Авторы, собственно, сами лучше всех чувствуют в себе этот лирический инстинкт, как птицы – магнитную тягу полюса, и имеют столько же оснований ему доверять, полагаясь на то, что он, при любых петлях, все равно не даст им отклониться от цели. Поэтому они, в общем, и позволяют и должны позволять себе не обращать внимания на «ребяческие» суждения. Добавлю здесь еще замечание Одена: «иные критики, порицая произведение или отрывок, исключают возможность того, что автор давно предвидел каждое их слово».

Но меня всерьез начинает занимать вопрос – как все-таки обстояло дело с сердцем Анубиса? В том смысле, насколько вообще изучена анатомия древнеегипетских божеств? Есть миф об Осирисе, которого убивают, разъединяют на части его тело, затем вновь собирают и воскрешают, но говорится там что-нибудь про сердце? По верованиям древних египтян, основное назначение сердца – свидетельствовать после смерти о прижизненных делах его владельца, чтобы боги могли решить, какой дальнейшей участи он достоин. Сам Анубис и взвешивал при этом сердце на судебных весах. А вот могли ли сами боги быть лично для себя заинтересованы в такой процедуре? Им-то уж никак не грозило умереть и не нужно было опасаться последующего приговора. Мне почему-то хочется представить их… текучими. Целиком из монолитной, но живой, пластичной и подвижной субстанции.

А ведь основные образы такого проявления: подвижная пластичность, текучесть, перетекание, впитывание, пропитывание, растворение – всегда и характеризуют тот или иной «психологический пейзаж» в книгах Ю.Б. Причем часто это выглядит так, будто никакой границы между внутренним состоянием и собственно внешней средой изначально не существует. (Один из самых рядовых, нейтральных набросков: «Сероватый офисный пластик делает жизнь такой же… сероватой, слегка гудящей, привычно мигающей и скучной. Я уже весь был в этой серости, весь, с потрохами» — «Мезенцефалон»). У американского поэта Одена, на которого я выше ссылалась, есть замечательно контрастное стихотворение «Неизвестный гражданин», с подзаголовком: «этот мраморный монумент воздвигнут за счет государства в честь ХС/07/М/378». Далее описывается этот гражданин, ХС: «…наши Социальные Психологи отмечают его популярность среди сослуживцев, ему нравилась выпивка. Пресса сообщает, что он покупал газету ежедневно, и его реакция на рекламу была нормальна во всех отношениях. Полисы, заведенные на его имя, доказывают, что он был застрахован от всего, по его Карте Здоровья видно, что в больнице он побывал один раз и вышел оттуда излеченным. Отчеты Исследования Производств и Высокого Уровня Жизни совместно объявляют его высокочувствительным к преимуществам Кредита, он был обладателем всего, необходимого современному человеку: проигрывателя, радио, автомобиля, кондиционера. В исследованиях Общественного Мнения значится, что его мнение всегда надлежащим образом соответствовало ситуации: когда был мир, он был за мир, когда была война, он воевал. Он был женат, прибавил пятерых детей к численности населения, это количество наш Демограф объявляет совершенно правильным для родителей этого поколения…». Дочитав стихотворение до конца, как-то начинаешь подозревать, что «монумент» — на самом-то деле и есть ХС/07/М/378 — сделавший последнее усилие и достигший последней степени своей героической среднестатистичности.

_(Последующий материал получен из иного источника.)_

template <int K, int MODE, bool LOCAL, int ROWF, int KLAST, bool PENSEL>
__global__ void __launch_bounds__(64 * NWAVES, MODE >= 5 ? LOC_WAVES : (MODE == 3 && ROWF != 2) ? 6 : 5) k_align(const AlignArgs A) {
    constexpr bool ROW16 = ROWF != 0;
    constexpr int NG = ROWF == 2 ? NGMAX2 : NGMAX;
    constexpr int SLOT = ROWF == 2 ? RING + RING_MIRROR : RING_SLOT;
    constexpr int UNR = TbSteps<K>::value;
    constexpr int CELLS = UNR * K;
    using Word = typename TbStore<K>::type;
    constexpr bool ADDC = sizeof(Word) == 4;
    extern __shared__ __align__(256) unsigned char smem[];
    static_assert(RING * sizeof(uint16_t) == 256 && RING + RING_MIRROR <= RING_SLOT, "ring addressing assumes 256 B of ring inside a 512 B slot");
    constexpr int RING_BYTES = NWAVES * NG * SLOT * static_cast<int>(sizeof(uint16_t));
    static_assert(RING_BYTES % 8 == 0 && (SLOT * sizeof(uint16_t)) % 8 == 0, "table and 8-byte ring stores stay aligned");
    double* const s_tab = reinterpret_cast<double*>(smem + RING_BYTES);
    const int lds0 = static_cast<int>(reinterpret_cast<size_t>((__attribute__((address_space(3))) unsigned char*)smem));

    const int lane = threadIdx.x & 63;
    const int wave = __builtin_amdgcn_readfirstlane(threadIdx.x >> 6);
    const int W = A.W, R = A.R;
    auto lane_of = [&](int gg, int jj) -> int { return ROWF == 2 ? ((gg >> 1) << 4) + (jj << 1) + (gg & 1) : gg * W + jj; };
    const int g = ROWF == 2 ? (((lane >> 4) << 1) | (lane & 1)) : lane / W;
    const int j = ROWF == 2 ? ((lane & 15) >> 1) : lane - g * W;
    const bool lane_on = g < A.ngroups;
    const bool leader = (j == 0);
    const int c0 = j * K + 1;
    const double NEG_INF = -__builtin_huge_val();
    const double GO = A.GO, GE = A.GE;
    const int GOhi = hi32(GO), GOlo = lo32(GO), GEhi = hi32(GE), GElo = lo32(GE);

    static_assert(MODE < 4 || (ROWF == 2 && LOCAL && !PENSEL), "the locator runs the interleaved local shape only");
    if (A.read_list && A.read_list[0] == 0) return;
    constexpr bool LOCATOR = MODE >= 5, FRAMED = MODE == 6;
    int* const s_tabi = reinterpret_cast<int*>(smem + RING_BYTES);
    if (LOCATOR)
        for (int x = threadIdx.x; x < A.tab_doubles; x += 64 * NWAVES) s_tabi[x] = A.loc_tab[x];
    else
        for (int x = threadIdx.x; x < A.tab_doubles; x += 64 * NWAVES) s_tab[x] = A.tables[x];
    uint16_t* const s_ring = reinterpret_cast<uint16_t*>(smem) + wave * NG * SLOT;
    int32_t* const s_map = reinterpret_cast<int32_t*>(s_tab + A.tab_doubles) + wave * A.ngroups * (R + 1);

    double vgo[K], vge[K], rz[K];
    int colbase[K];
    int colbi[K], vgoi[K], vgei[K], rzi[K];
#pragma unroll
    for (int k = 0; k < K; ++k) {
        const int c = c0 + k;
        const int cc = c <= R ? c : R;
        colbase[k] = lds0 + RING_BYTES + static_cast<int>(A.colbase[cc]);
        const bool last = LOCAL && cc == R && (KLAST < 0 || k == KLAST);
        vgo[k] = last ? 0.0 : GO;
        vge[k] = last ? 0.0 : GE;
        rz[k] = A.rowzero[cc];
        if (LOCATOR) {
            colbi[k] = lds0 + RING_BYTES + static_cast<int>(A.colbase[cc] >> 1);
            vgoi[k] = last ? (FRAMED ? -A.loc_GE : 0) : A.loc_GO;
            vgei[k] = FRAMED ? 0 : last ? 0 : A.loc_GE;
            rzi[k] = A.loc_rz[cc];
        }
    }
    const double rz_left = A.rowzero[c0 - 1 <= R ? c0 - 1 : R];
    const int jlast = (R - 1) / K, klast = KLAST >= 0 ? KLAST : (R - 1) % K;
    const long long gwave = static_cast<long long>(blockIdx.x) * NWAVES + wave;
    const long long nwaves = static_cast<long long>(gridDim.x) * NWAVES;
    Word* const scr = static_cast<Word*>(A.dirs) + static_cast<size_t>(gwave) * A.dirs_per_wave;
    constexpr int NSV = 2 * K + 3;
    double* const snap = reinterpret_cast<double*>(scr + static_cast<size_t>(A.snap_win / UNR) * 64);
    const int ring_g = lds0 + (wave * NG + g) * static_cast<int>(SLOT * sizeof(uint16_t));
    __syncthreads();

    const long long nreads = A.read_list ? static_cast<long long>(A.read_list[0]) : A.n;
    const long long nitems = (nreads + A.ngroups - 1) / A.ngroups;
    int wsteps = 0;
// ... 225 lines not shown
                                    if (is_last && best > V) land_x2 = x2;
                                }
                                if (CODES) {
                                    const unsigned raw = (b_hv ? 1u : 0u) | (b_tm ? 2u : 0u) | (b_hj ? 4u : 0u) | (b_vj ? 8u : 0u);
                                    pk |= static_cast<Word>(raw) << (4 * (CELLS - 1 - (u * K + k)));
                                    if (TR == 1 && is_last) {
                                        const bool cont = b_vj && vnl == 0;
                                        land_up = cont ? land_up : land_prev;
                                        land_prev = vn ? land_up : x2;
                                        vnl = vn ? 1 : 0;
                                    }
                                }
                            }
                        }
                    }
                    if (ROW16 && !LOCAL) {
                        const int i = (x2 >> 1) + 1;
                        const double col0_next = (i < 0) ? 0.0 : (-GO - GE * static_cast<double>(i));
                        s_in = lane_shr1<ROWF>(left, col0_next);
                    } else if (ROW16 && !GUARD) {
                        s_in = lane_shr1<ROWF>(left, s_two_back);
                    } else {
                        s_in = lane_shr1<ROWF>(left, s_in);
                    }
                    lj_in = lane_shr1<ROWF>(lj, lj_in);
                    if (PENSEL) {
                        ph_in = lane_shr1<ROWF>(ph, ph_in);
                        pl_in = lane_shr1<ROWF>(pl, pl_in);
                    }
                    x2 += 2;
                }
                if (TR == 1) __builtin_nontemporal_store(pk, scr + static_cast<size_t>(t0 / UNR) * 64 + lane);
                if (TR == 3 || TR == 5) scr[static_cast<size_t>(t0 / UNR) * 64 + lane] = pk;
            }
            if (!GUARD) vnl = sel32(0, 1, m_vnl);
        };

        const int nsteps = ((Lmax + W + UNR - 1) / UNR) * UNR;
        int t_a = ((W + UNR - 1) / UNR) * UNR;
        int t_b = Lmin == 0x7fffffff ? 0 : ((Lmin + 1) / UNR) * UNR;
        t_a = min(t_a, nsteps);
        t_b = min(max(t_b, t_a), nsteps);
        int loc_max = 0, loc_lo = -2, loc_hi = -2;
        if constexpr (MODE == 4) {
            if (valid && j == jlast) {
                loc_max = A.loc_out[3 * read];
                loc_lo = A.loc_out[3 * read + 1];
                loc_hi = A.loc_out[3 * read + 2];
            }
        } else if constexpr (LOCATOR) {
            int Si[K], Sg[K], UJi[K];
#pragma unroll
            for (int k = 0; k < K; ++k) { Si[k] = rzi[k]; Sg[k] = rzi[k] - vgoi[k]; UJi[k] = LOC_NEG; }
            int si_in = 0, lji_in = LOC_NEG, di_prev = A.loc_rz[c0 - 1 <= R ? c0 - 1 : R];
            const int GOi = A.loc_GO, GEi = A.loc_GE, D = A.loc_D;
            const int D_lo = FRAMED ? D + (UNR - 1) * GEi : D;
            auto run_loc = [&](auto guard_tag, int t_begin, int t_end) {
                constexpr bool GUARD = decltype(guard_tag)::value;
                constexpr int NO_ROW = -0x7fffffff - 1;
                int hi_blk = NO_ROW;
                for (int t0 = t_begin; t0 < t_end; t0 += UNR) {
                    if ((t0 & 63) == 0) {
                        int t0s = t0;
                        asm volatile("" : "+s"(t0s));
#pragma unroll
                        for (int ps = 0; ps < NPASS; ++ps) {
// ... 117 lines not shown
            if (MODE == 4) {
                const int lane_r = lane_of(g, jlast);
                const WinPlan wp = window_plan(A, __shfl(loc_max, lane_r), __shfl(loc_lo, lane_r), __shfl(loc_hi, lane_r));
                ts4 = wp.ts;
                want = wp.want;
                if (valid && (wp.need > A.snap_win || A.loc_force)) {
                    if (leader) push_redo();
                    pending = 0;
                }
            }
            while (__builtin_amdgcn_ballot_w64(pending != 0)) {
                if (--rounds_left < 0) {
                    if (lane == 0) atomicExch(A.badqual + 1, 1);
                    break;
                }
                const int ts = !pending ? 0 : MODE == 4 ? ts4 : (max(want - A.snap_head, 0) / SNAP_P) * SNAP_P;
                int nwin = 0, t_wa = 0, t_wb = 0x7fffffff;
#pragma unroll
                for (int gg = 0; gg < NG; ++gg) {
                    const int src = gg < A.ngroups ? lane_of(gg, 0) : 0;
                    toff[gg] = __builtin_amdgcn_readlane(ts, src);
                    const int pend = __builtin_amdgcn_readlane(pending, src);
                    const int need = __builtin_amdgcn_readlane(want + W + 1 - ts, src);
                    if (gg < A.ngroups && pend) {
                        nwin = max(nwin, need);
                        if (toff[gg] < W) t_wa = W;
                        t_wb = min(t_wb, glen[gg] + 1 - toff[gg]);
                    }
                }
                nwin = min(((nwin + UNR - 1) / UNR) * UNR, A.snap_win);
                if (MODE == 4) wsteps += nwin;
                t_wa = min(((t_wa + UNR - 1) / UNR) * UNR, nwin);
                t_wb = min(max((t_wb / UNR) * UNR, t_wa), nwin);
                __builtin_amdgcn_fence(__ATOMIC_RELEASE, "workgroup");
                __builtin_amdgcn_fence(__ATOMIC_ACQUIRE, "agent");
                if (MODE == 3) {
                    const double* sp = snap + static_cast<size_t>(ts / SNAP_P) * (NSV * 64) + lane;
#pragma unroll
                    for (int k = 0; k < K; ++k) { S[k] = sp[(2 * k) * 64]; UJ[k] = sp[(2 * k + 1) * 64]; }
                    s_in = sp[(2 * K) * 64];
                    lj_in = sp[(2 * K + 1) * 64];
                    diag_prev = sp[(2 * K + 2) * 64];
                } else {
                    const bool fresh = ts > 0;
#pragma unroll
                    for (int k = 0; k < K; ++k) { S[k] = fresh ? NEG_INF : rz[k]; UJ[k] = NEG_INF; }
                    s_in = (fresh && !leader) ? NEG_INF : 0.0;
                    lj_in = NEG_INF;
                    diag_prev = fresh ? (leader ? 0.0 : NEG_INF) : rz_left;
                    land_x2 = -2;
                }
                x2 = 2 * (ts - j - 1);
                x2max = pending ? 2 * L - 2 : -2;
#pragma unroll
                for (int ps = 0; ps < NPASS; ++ps) {
                    const int q = lane >> 4;
                    stoffs[ps] = q == 0 ? toff[4 * ps] : q == 1 ? toff[4 * ps + 1] : q == 2 ? toff[4 * ps + 2] : toff[4 * ps + 3];
                    if (stoffs[ps] >= 64) stage4(sgs[ps], slens[ps], stoffs[ps] - 64, fetch4(slens[ps], sstarts[ps], stoffs[ps] - 64));
                    else if (MODE == 4 && stoffs[ps] > 0) stage4(sgs[ps], slens[ps], 0, fetch4(slens[ps], sstarts[ps], 0));
                    pf[ps] = fetch4(slens[ps], sstarts[ps], stoffs[ps]);
                }
                constexpr int TR_WIN = MODE == 4 ? 5 : 3;
                run(Flag<true>{}, Int<TR_WIN>{}, 0, t_wa);
                run(Flag<false>{}, Int<TR_WIN>{}, t_wa, t_wb);
                run(Flag<true>{}, Int<TR_WIN>{}, t_wb, nwin);
                __builtin_amdgcn_fence(__ATOMIC_RELEASE, "workgroup");
                __builtin_amdgcn_fence(__ATOMIC_ACQUIRE, "agent");
                const int rtop = (MODE == 4 && ts > 0) ? ts : 0;
                if (MODE == 4) {
                    row = (__shfl(land_x2, lane_of(g, jlast)) >> 1) + 1;
                    if (pending && j == jlast) {
                        double sc = S[0];
#pragma unroll
                        for (int k = 1; k < K; ++k) sc = (k == klast) ? S[k] : sc;
                        A.scores[read] = sc;
                    }
                }

                if (pending && leader) {
                    auto code_at = [&](int cc, int rr, unsigned& out) -> bool {
                        const int jj = (cc - 1) / K, kk = (cc - 1) % K;
                        const int tt = rr + jj - ts;
                        if (tt < 0 || rr < rtop) return false;
                        const Word w = wtile[static_cast<size_t>(tt / UNR) * 64 + lane_of(g, jj)];
                        out = static_cast<unsigned>(w >> (4 * (CELLS - 1 - ((tt % UNR) * K + kk)))) & 15u;
                        return true;
                    };
                    bool stalled = false;
                    while (c > 0 && !stalled) {
                        if (phase == 0) {
                            while (c > 0 && row > 0) {
                                const int jj = (c - 1) / K, kk = (c - 1) % K;
                                const int tt = row + jj - ts;
                                if (tt < 0 || row < rtop) break;
                                const Word w = wtile[static_cast<unsigned>(tt / UNR) * 64u + static_cast<unsigned>(lane_of(g, jj))];
                                if (!((w >> (4 * (CELLS - 1 - ((tt % UNR) * K + kk)))) & 2u)) break;
                                map[c] = row * 2 + 1;
                                --row; --c;
                            }
                            if (c <= 0) break;
                            if (row <= 0) { map[c] = (row + 1) * 2; --c; continue; }
                            unsigned nb;
                            if (!code_at(c, row, nb)) { want = row; stalled = true; break; }
                            if (nb & 2u) { map[c] = row * 2 + 1; --row; --c; continue; }
                            cur = nb;
                            chain_n = 0;
                            phase = (nb & 1u) ? 1 : 2;
                            chain_at = (nb & 1u) ? c : row;
                        }
                        if (phase == 1) {
                            while ((cur & 4u) && chain_at > 1) {
                                unsigned prev;
                                if (!code_at(chain_at - 1, row, prev)) { want = row; stalled = true; break; }
                                if ((prev & 3u) == 1u) break;
                                ++chain_n; --chain_at; cur = prev;
                            }
                            if (stalled) break;
                            for (int x = 0; x <= chain_n; ++x) { map[c] = (row + 1) * 2; --c; }
                            phase = 0;
                        } else {
                            while ((cur & 8u) && chain_at > 1) {
                                unsigned prev;
                                if (!code_at(c, chain_at - 1, prev)) { want = chain_at - 1; stalled = true; break; }
                                if ((prev & 3u) == 0u) break;
                                ++chain_n; --chain_at; cur = prev;
                            }
                            if (stalled) break;
                            row -= 1 + chain_n;
                            phase = 0;
                        }
                    }
                    if (MODE == 4 && stalled) {
                        atomicAdd(A.loc_stats + 1, 1);
                        push_redo();
                        pending = 0;
                    }
                    if (!stalled) {
                        pending = 0;
                        auto interval = [&](int a, int b, bool gaps, unsigned& s, unsigned& e) {
                            if (!gaps) {
                                s = map[a + 1] >> 1;
                                e = (map[b] >> 1) + (map[b] & 1);
                            } else {
                                s = (a == 0) ? 1u : static_cast<unsigned>((map[a] >> 1) + (map[a] & 1));
                                e = (b + 1 == R + 1) ? static_cast<unsigned>(L + 1) : static_cast<unsigned>(map[b + 1] >> 1);
                            }
                            s -= 1;
                            e -= 1;
                        };
                        unsigned s, e;
                        interval(0, R, false, s, e);
                        const bool nonempty = s < e;
                        A.starts[read] = nonempty ? static_cast<int32_t>(s + 1) : 0;
                        A.ends[read] = nonempty ? static_cast<int32_t>(e) : 0;
                        for (int x = 0; x < A.nsec; ++x) {
                            interval(A.sec_s[x], A.sec_e[x], true, s, e);
                            A.sec_so[static_cast<long long>(x) * A.sec_stride + read] = static_cast<int32_t>(s + 1);
                            A.sec_wo[static_cast<long long>(x) * A.sec_stride + read] = static_cast<int32_t>(e - s);
                        }
                    }
                }
                pending = __shfl(pending, lane_of(g, 0));
                want = __shfl(want, lane_of(g, 0));
            }
        }

        if (MODE == 1 || MODE == 2) {
            __builtin_amdgcn_fence(__ATOMIC_RELEASE, "workgroup");
            __builtin_amdgcn_fence(__ATOMIC_ACQUIRE, "agent");
            const int land = (__shfl(land_prev, lane_of(g, jlast)) >> 1) + 1;
            if (valid && leader) {
// ... 56 lines not shown
                        A.sec_so[static_cast<long long>(x) * A.sec_stride + read] = static_cast<int32_t>(s + 1);
                        A.sec_wo[static_cast<long long>(x) * A.sec_stride + read] = static_cast<int32_t>(e - s);
                    }
                } else {
                    const long long base = start + read * static_cast<long long>(R);
                    uint8_t* oref = A.aln_ref + base;
                    uint8_t* oqry = A.aln_qry + base;
                    const uint8_t* sq = A.seq + start;
                    int m = 0, ed = 0;
                    for (; row > land; --row) { oref[m] = '-'; oqry[m] = sq[row - 1]; ++m; ++ed; }
                    while (c > 0) {
                        int d = loadD(c, row);
                        while (row > 0 && d < 0) {
                            for (int x = 0; x < -d; ++x) { oref[m] = '-'; oqry[m] = sq[row - 1]; ++m; ++ed; --row; }
                            d = loadD(c, row);
                        }
                        if (d == 0) {
                            const uint8_t rc = A.refchars[c - 1], qc = sq[row - 1];
                            oref[m] = rc; oqry[m] = qc; ++m;
                            ed += rc != qc;
                            --row; --c;
                        } else {
                            for (int x = 0; x < d; ++x) { oref[m] = A.refchars[c - 1]; oqry[m] = '-'; ++m; ++ed; --c; }
                        }
                    }
                    while (row > 0) { oref[m] = '-'; oqry[m] = sq[row - 1]; ++m; ++ed; --row; }
                    A.aln_len[read] = m;
                    A.edits[read] = ed;
                }
            }
        }
    }
    if (MODE == 4 && lane == 0 && wsteps) atomicAdd(reinterpret_cast<unsigned long long*>(A.loc_stats + 4), static_cast<unsigned long long>(wsteps));
}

«Паралич – богохульство более страшное, чем самое ужасное ругательство» — несомненно, что и Миллер был как раз из противоположной породы — «подвижных и текучих», стремящихся за грань, влекомых внутренней стихией, не уча ее различать собственную природу и внешнюю. Он сказал, как о чем-то, само собой разумеющемся: «Это в крови у нас – тоска по раю. Тоска по иррациональному». А я думаю о том, какое все же удивительное это явление – человек, которого ведет его «тоска по иррациональному». Для меня (вероятно, и большинства) мир, разумеется, не рай, да и не тюрьма. Скорее – армия, где каждый носит свои условия существования, как униформу. «Тоска по иррациональному»? Надо вполне понимать, что здесь эта вещь существует только с отрицательным значением, и никогда не будет представлять прямой ценности. Всего-то – предоставит возможность написать великолепную книгу.